In fact, though I myself do nothing with crypto, all year I have been wondering about dogs, doges, memes-made-currency, and whether it's possible to put a price on lulz. And as I wondered this, this past March, I decided $DOGE was a good punch line for something. As one does, I kept the word canistered until I saw my chance to deploy it, and then I tweeted at a friend that I'd be happy to pay him in $DOGE for something or other.

The tweet wasn't even especially funny. It was just a pretext to type “$DOGE”!

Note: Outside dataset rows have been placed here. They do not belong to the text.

     tile_origin(tile_in < ntiles ? tile_in : ntiles - 1, b, oy0, ox0);
-    const int iy0 = 4 * oy0 - 5, ix0 = 4 * ox0 - 5;
-    okmask = 0;
+    Fetch f;
+    f.iy0 = 4 * oy0 - 5; f.ix0 = 4 * ox0 - 5;
     if (RAW) {
       const ImageDesc d = descs[b];
-      const size_t plane = (size_t)d.h * d.w;
-#pragma unroll
-      for (int r = 0; r < FNLOAD; ++r) {
-        const int iy = iy0 + f_pr[r], ix = ix0 + f_pc[r];
-        const bool ok = ((f_in >> r) & 1u) && (unsigned)iy < (unsigned)d.h && (unsigned)ix < (unsigned)d.w;
-        const int cy = min(max(iy, 0), d.h - 1), cx = min(max(ix, 0), d.w - 1);
-        const float* src = d.ptr + (size_t)cy * d.w + cx;
-        asm volatile("global_load_dword %0, %1, off" : "=v"(v[3 * r]) : "v"(src) : "memory");
-        asm volatile("global_load_dword %0, %1, off" : "=v"(v[3 * r + 1]) : "v"(src + plane) : "memory");
-        asm volatile("global_load_dword %0, %1, off" : "=v"(v[3 * r + 2]) : "v"(src + 2 * plane) : "memory");
-        okmask |= (ok ? 1u : 0u) << r;
-      }
+      f.ptr = d.ptr; f.xb = nullptr; f.h = d.h; f.w = d.w; f.plane = (size_t)d.h * d.w;
     } else {
-      const bf16_t* xb = x + (size_t)b * H * W * 4;
-#pragma unroll
-      for (int r = 0; r < FNLOAD; ++r) {
-        const int iy = iy0 + f_pr[r], ix = ix0 + f_pc[r];
-        const bool ok = ((f_in >> r) & 1u) && (unsigned)iy < (unsigned)H && (unsigned)ix < (unsigned)W;
-        const int cy = min(max(iy, 0), H - 1), cx = min(max(ix, 0), W - 1);
-        const bf16_t* src = xb + (cy * W + cx) * 4;
-        uint2 t;
-        asm volatile("global_load_dwordx2 %0, %1, off" : "=v"(t) : "v"(src) : "memory");
-        v[2 * r] = t.x; v[2 * r + 1] = t.y;
-        okmask |= (ok ? 1u : 0u) << r;
-      }
-    }
+      f.ptr = nullptr; f.xb = x + (size_t)b * H * W * 4; f.h = H; f.w = W; f.plane = 0;
+    }
+    return f;
+  };
+  auto fetch_chunk = [&](const Fetch& f, int r, unsigned (&v)[3 * FNLOAD], uint32_t& okmask) {
+    int rc = f_rc[r];
+    asm volatile("" : "+v"(rc));
+    const int iy = f.iy0 + (rc >> 8), ix = f.ix0 + (rc & 255);
+    const bool ok = ((f_in >> r) & 1u) && (unsigned)iy < (unsigned)f.h && (unsigned)ix < (unsigned)f.w;
+    const int cy = min(max(iy, 0), f.h - 1), cx = min(max(ix, 0), f.w - 1);
+    if (RAW) {
+      const float* src = f.ptr + (size_t)cy * f.w + cx;
+      asm volatile("global_load_dword %0, %1, off" : "=v"(v[3 * r]) : "v"(src) : "memory");
+      asm volatile("global_load_dword %0, %1, off" : "=v"(v[3 * r + 1]) : "v"(src + f.plane) : "memory");
+      asm volatile("global_load_dword %0, %1, off" : "=v"(v[3 * r + 2]) : "v"(src + 2 * f.plane) : "memory");
+    } else {
+      const bf16_t* src = f.xb + (cy * f.w + cx) * 4;
+      uint2 t;
+      asm volatile("global_load_dwordx2 %0, %1, off" : "=v"(t) : "v"(src) : "memory");
+      v[2 * r] = t.x; v[2 * r + 1] = t.y;
+    }
+    okmask |= (ok ? 1u : 0u) << r;
   };
   auto park = [&](const unsigned (&v)[3 * FNLOAD], uint32_t okmask) {
 #pragma unroll
@@ -263,7 +303,9 @@
           t = make_uint2(v[2 * r], v[2 * r + 1]);
         }
       }
-      if ((f_in >> r) & 1u) *reinterpret_cast<uint2*>(patch + f_lds[r]) = t;
+      int rc = f_rc[r];
+      asm volatile("" : "+v"(rc));
+      if ((f_in >> r) & 1u) *reinterpret_cast<uint2*>(patch + fpatch_off(rc >> 8, rc & 255)) = t;
     }
   };
 #pragma unroll
@@ -274,87 +316,108 @@
   if (RAW) __syncthreads();
 
   const int g = gridDim.x;
-  int nth = 0;
-  auto do_tile = [&](int tile, unsigned (&q)[3 * FNLOAD], uint32_t& qm) {
-    static_assert(FNLOAD == 6, "the vmcnt immediates below are NV = 6 / 18 (+ 2 stores per finished tile)");
-    if (nth == 0) wait_vmcnt<NV>();
-    else if (nth == 1) wait_vmcnt<NV + 2>();
-    else wait_vmcnt<NV + 4>();
-    ++nth;
+  unsigned q[3 * FNLOAD];
+  uint32_t qm = 0;
+  auto do_tile = [&](int tile) {
     park(q, qm);
     lds_barrier();
-    fetch(tile + 2 * g, q, qm);
+    const Fetch nf = fetch_begin(tile + g);
+    qm = 0;
     int b, oy0, ox0;
     tile_origin(tile, b, oy0, ox0);
     const int sy0 = 2 * oy0 - 1, sx0 = 2 * ox0 - 1;
 #pragma unroll
     for (int p = 0; p < 2; ++p) {
+      bf16x8 af[FD];
+      f32x4 sv[SD], bv[SD];
+      static_for<FD - 1>([&](auto kc) {
+        constexpr int k = decltype(kc)::value;
+        lds_read16<fpatch_off(k >> 1, 4 * (k & 1))>(af[k], a_lds[p]);
+      });
       f32x16 acc[2];
 #pragma unroll
       for (int j = 0; j < 2; ++j)
 #pragma unroll
         for (int r = 0; r < 16; ++r) acc[j][r] = 0.f;
-#pragma unroll
-      for (int kh = 0; kh < 7; ++kh)
-#pragma unroll
-        for (int h = 0; h < 2; ++h) {
-          const bf16x8 fa = *reinterpret_cast<const bf16x8*>(patch + aoff[p] + (kh * PP + 4 * h) * 8);
-#pragma unroll
-          for (int j = 0; j < 2; ++j) acc[j] = __builtin_amdgcn_mfma_f32_32x32x16_bf16(wb[kh * 2 + h][j], fa, acc[j], 0, 0, 0);
-        }
+      static_for<14>([&](auto kc) {
+        constexpr int k = decltype(kc)::value, kn = k + FD - 1;
+        if constexpr (kn < 14) lds_read16<fpatch_off(kn >> 1, 4 * (kn & 1))>(af[kn % FD], a_lds[p]);
+        lds_wait<(kn < 14 ? FD - 1 : 13 - k)>(af[k % FD]);
+        if constexpr (k == 13) {
+          static_for<SD - 1>([&](auto ic) {
+            constexpr int i = decltype(ic)::value;
+            lds_read16<32 * i>(sv[i], ss_lds);
+            lds_read16<256 + 32 * i>(bv[i], ss_lds);
+          });
+        }
+#pragma unroll
+        for (int j = 0; j < 2; ++j) acc[j] = __builtin_amdgcn_mfma_f32_32x32x16_bf16(wb[k][j], af[k % FD], acc[j], 0, 0, 0);
+        if constexpr ((k & 1) == 0 && k / 2 < FNLOAD) {
+          if (p == 0) fetch_chunk(nf, k / 2, q, qm);
+        }
+      });
       const bool inimg = (unsigned)(sy0 + sy[p]) < (unsigned)H2 && (unsigned)(sx0 + sx[p]) < (unsigned)W2;
       const unsigned keep = inimg ? 0xffffffffu : 0u;
-      if (toff[p] >= 0) {
-#pragma unroll
-        for (int j = 0; j < 2; ++j)
-#pragma unroll
-          for (int q4 = 0; q4 < 4; ++q4) {
-            const int n0 = 32 * j + 8 * q4 + 4 * lh;
-            const f32x4 sv = *reinterpret_cast<const f32x4*>(ss + n0), bv = *reinterpret_cast<const f32x4*>(ss + 64 + n0);
-            u32x2 o;
-#pragma unroll
-            for (int hh = 0; hh < 2; ++hh) {
-              bf16x2 v2;
-              v2[0] = (bf16_t)(acc[j][4 * q4 + 2 * hh] * sv[2 * hh] + bv[2 * hh]);
-              v2[1] = (bf16_t)(acc[j][4 * q4 + 2 * hh + 1] * sv[2 * hh + 1] + bv[2 * hh + 1]);
-              const s16x2 z = {0, 0};
-              o[hh] = __builtin_bit_cast(unsigned, __builtin_elementwise_max(__builtin_bit_cast(s16x2, v2), z)) & keep;
-            }
-            *reinterpret_cast<u32x2*>(st + toff[p] + 64 * j + 16 * q4) = o;
-          }
-      }
+      static_for<8>([&](auto ic) {
+        constexpr int i = decltype(ic)::value, in = i + SD - 1, j = i >> 2, q4 = i & 3;
+        if constexpr (in < 8) {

But then I became a Dogecoin influencer!

I learned about my astonishing new status on, naturally, Twitter—the most inefficient trading desk in global history—when a document was tagged to my attention that showed a list of Dogefluencers, including me. Actually the list was called “The Ultimate DogeCoin All-Stars List,” so I'd say we're all stars, but in Doge world it's all a caper, and woe betide you take it seriously and end up trolled. At the top of the list is, no surprise, @elonmusk, who has some 50 million followers. (More than the population of Spain.) Then comes Mark Cuban, a separate account for Cuban's Dallas Mavericks, and Kevin Jonas, an esteemed JoBro. @mcuban does not have #dogecoin—or #bitcoin—in his Twitter bio. Instead, his bio urges fans to “check out my NFTs” and gives a website.

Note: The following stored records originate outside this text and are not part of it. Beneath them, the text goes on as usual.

# noisystreet/aither

Measured on AMD Instinct MI355X. Metric: Mcell-updates/sec per iteration (residual+LU-SGS), 256^3 block; % HBM roofline, higher is better.
Workload: dtype f64

## Files before the change

### aither_amd/csrc/agx_lusgs.hpp

```cpp
#pragma once
#include "agx_device.hpp"

namespace agx {

enum {
  PA_S = 0,
  PA_B = 3,
  PA_X = 6,
  PA_F = 9,
  PA_COUNT = 15,
  D1_VF = 2 * PA_COUNT,
  D1_AD = D1_VF + 1,
  D2_DOUBLES = 2 * PA_COUNT + 4
};

struct D2Dev {
  double* base;
  long nd2, ps;
  const int* dstart;
  const int* ij_of_pos;
  int Pi, Pj;
  __device__ __forceinline__ double2* pa(int id) const {
    return reinterpret_cast<double2*>(base + 2L * id * nd2);
  }
  __device__ __forceinline__ double* vf() const { return base + (long)D1_VF * nd2; }
  __device__ __forceinline__ double* ad(int d) const { return base + (long)(D1_AD + d) * nd2; }
  __device__ __forceinline__ double ld_ad(int d, long cell) const { return ad(d)[cell]; }
  __device__ __forceinline__ double2 ld_pair(int id, long cell) const { return pa(id)[cell]; }
  __device__ __forceinline__ double ld_vf(long cell) const { return vf()[cell]; }
  __device__ __forceinline__ int jlo(int de) const { return max(0, de - (Pi - 1)); }
  __device__ __forceinline__ int pos2(int ie, int je) const {
    const int de = ie + je;
    return dstart[de] + je - jlo(de);
  }
};

struct KpBlk {
  double* base;
  const int* dstart;
  const agx_bc_surface* surf;
  long nd2, ps;
  int Pi, Pj, ni, nj, nk, ng;
  int nsurf, nsurf_i, nsurf_j, nsurf_k;
  int side_conn[6];
  __device__ __forceinline__ int dstart_cf(int de) const {
    const int a = min(Pi, Pj), bm = max(Pi, Pj);
    if (de <= a) return de * (de + 1) / 2;
    if (de <= bm) return a * (a + 1) / 2 + (de - a) * a;
    const int r = Pi + Pj - 1 - de;
    return Pi * Pj - r * (r + 1) / 2;
  }
  __device__ __forceinline__ const char* pab(int id) const {
    return reinterpret_cast<const char*>(base) + (size_t)id * (size_t)nd2 * 16;
  }
  __device__ __forceinline__ const char* vfb() const {
    return reinterpret_cast<const char*>(base) + (size_t)D1_VF * (size_t)nd2 * 8;
  }
  __device__ __forceinline__ const char* adb(int d) const {
    return reinterpret_cast<const char*>(base) + (size_t)(D1_AD + d) * (size_t)nd2 * 8;
  }
  __device__ __forceinline__ double ld_ad(int d, long cell) const {
    return *reinterpret_cast<const double*>(adb(d) + cell * 8);
  }
  __device__ __forceinline__ double2 ld_pair(int id, long cell) const {
    return *reinterpret_cast<const double2*>(pab(id) + cell * 16);
  }
  __device__ __forceinline__ double ld_vf(long cell) const {
    return *reinterpret_cast<const double*>(vfb() + cell * 8);
  }
  __device__ __forceinline__ int jlo(int de) const { return max(0, de - (Pi - 1)); }
};
struct KpGas { double hf, n, inv_n; };
__device__ __forceinline__ double2 ld16(const char* ubase, unsigned voff) {
  return *reinterpret_cast<const double2*>(ubase + voff);
}
__device__ __forceinline__ double ld8(const char* ubase, unsigned voff) {
  return *reinterpret_cast<const double*>(ubase + voff);
}

}
```

### aither_amd/csrc/agx_lusgs_kernels.hpp

```cpp
#pragma once

namespace agx {

constexpr int TT = 32;
constexpr int TRS = TT + 2;
__device__ __forceinline__ int tile_diag_index(int li, int lj) {
  const int dd = li + lj;
  if (dd < TT) return dd * (dd + 1) / 2 + lj;
  const int r = 2 * TT - 2 - dd;
  return TT * TT - (r + 1) * (r + 2) / 2 + (lj - (dd - (TT - 1)));
}
__device__ __forceinline__ void tile_table(unsigned short* s_tab) {
  const int tid = threadIdx.x;
#pragma unroll
  for (int m = 0; m < 4; ++m) {
    const int li = tid & (TT - 1), lj = (tid >> 5) + 8 * m;
    s_tab[tile_diag_index(li, lj)] = (unsigned short)(li | (lj << 8));
  }
}

__device__ __forceinline__ double kp_tagged(double v, unsigned tag) {
  const unsigned long long u = (unsigned long long)__double_as_longlong(v);
  return __longlong_as_double((long long)((u & ~3ull) | tag));
}
__device__ __forceinline__ bool kp_has_tag(double v, unsigned tag) {
  return ((unsigned)__double_as_longlong(v) & 3u) == tag;
}
__device__ __forceinline__ double cell_visc_factor(const GasDev& g, const double* s) {
  if (!(s[0] > 0.0)) return 0.0;
  return visc_max_term(g, s[0]) * visc_term(g, viscosity(g, temperature(g, s)));
}

__global__ void __launch_bounds__(256) k_d2_geo(BlockDev b) {
  const D2Dev& z = b.d2;
  const long t = (long)blockIdx.x * blockDim.x + threadIdx.x;
  const long n = (long)z.Pi * z.Pj * (b.nk + 2 * b.ng);
  if (t >= n) return;
  const int e3[3] = {(int)(t % z.Pi), (int)((t / z.Pi) % z.Pj), (int)(t / ((long)z.Pi * z.Pj))};
  const long q = b.idx(e3[0] - b.ng, e3[1] - b.ng, e3[2] - b.ng);
  const long p = (long)e3[2] * z.ps + z.pos2(e3[0], e3[1]);
#pragma unroll
  for (int d = 0; d < 3; ++d) {
    double a[4];
#pragma unroll
    for (int c = 0; c < 4; ++c) a[c] = b.fa[d][c][q];
    double ad = 0.0;
    if (e3[d] > 0) {
      const long ql = q - b.stride(d);
      const double v[3] = {b.cen[0][q] - b.cen[0][ql], b.cen[1][q] - b.cen[1][ql],
                           b.cen[2][q] - b.cen[2][ql]};
      const double dist = dot3(v, a);
      ad = dist != 0.0 ? a[3] / dist : 0.0;
    }
    z.pa(PA_F + 2 * d + 0)[p] = make_double2(a[0], a[1]);
    z.pa(PA_F + 2 * d + 1)[p] = make_double2(a[2], a[3]);
    z.ad(d)[p] = ad;
  }
}
__global__ void __launch_bounds__(256) k_d2_x_copy(BlockDev b, int to_d2, unsigned tag) {
  const D2Dev& z = b.d2;
  const long t = (long)blockIdx.x * blockDim.x + threadIdx.x;
  const long n = (long)z.Pi * z.Pj * (b.nk + 2 * b.ng);
  if (t >= n) return;
  const int ie = (int)(t % z.Pi), je = (int)((t / z.Pi) % z.Pj),
            ke = (int)(t / ((long)z.Pi * z.Pj));
  const long q = b.idx(ie - b.ng, je - b.ng, ke - b.ng);
  const long p = (long)ke * z.ps + z.pos2(ie, je);
#pragma unroll
  for (int e = 0; e < AGX_NEQ; ++e) {
    double* xp = reinterpret_cast<double*>(z.pa(PA_X + (e >> 1))) + 2 * p + (e & 1);
    if (to_d2) *xp = kp_tagged(b.x[e][q], tag);
    else b.x[e][q] = *xp;
  }
}
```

Sigh. NFTs. Cuban may be over sweet $DOGE if he has moved on to NFTs—the outlandish nonfungible tokens whose blockbuster entry into the open market last year suggests an internet-wide effort to restore originality, art status, and “proof of ownership” to valuable bits and pieces of the internet. (In March, Jack Dorsey's first tweet, and the fragment of the blockchain that marked it as the real thing and not a copy-and-paste job, sold to Sina Estavi, a Malaysian CEO, for $2.9 million.)

My friend, this All-Star is not over $DOGE. In fact, I've decided to stop complaining about the crypto obsessives around me—the ones who say “HODL” for “hold on for dear life” and seem to measure out their lives in satoshis. As of this spring, some of the crypto youngs also possess limited-edition BlockClocks, clocks that can be customized to show real-time updates on various Bitcoin stats. When Dorsey testified to Congress via Zoom in March, he had a BlockClock Mini in the frame. The throwback design conjures the Soviet era, and the numbers on the face jump around as if in a perpetual glitch. All this might as well measure the effect of chemtrail antibodies on air elves, for all I know, but it's all just so esoteric and leet and ridiculous, like the earliest days of the internet. Naturally, I preordered a BlockClock mini.

And I'm all in for $DOGE. One coin was worth about a nickel at the time I bought in. Check the price today; I bet I'm up. And if I have cast my influence on you, maybe you are too.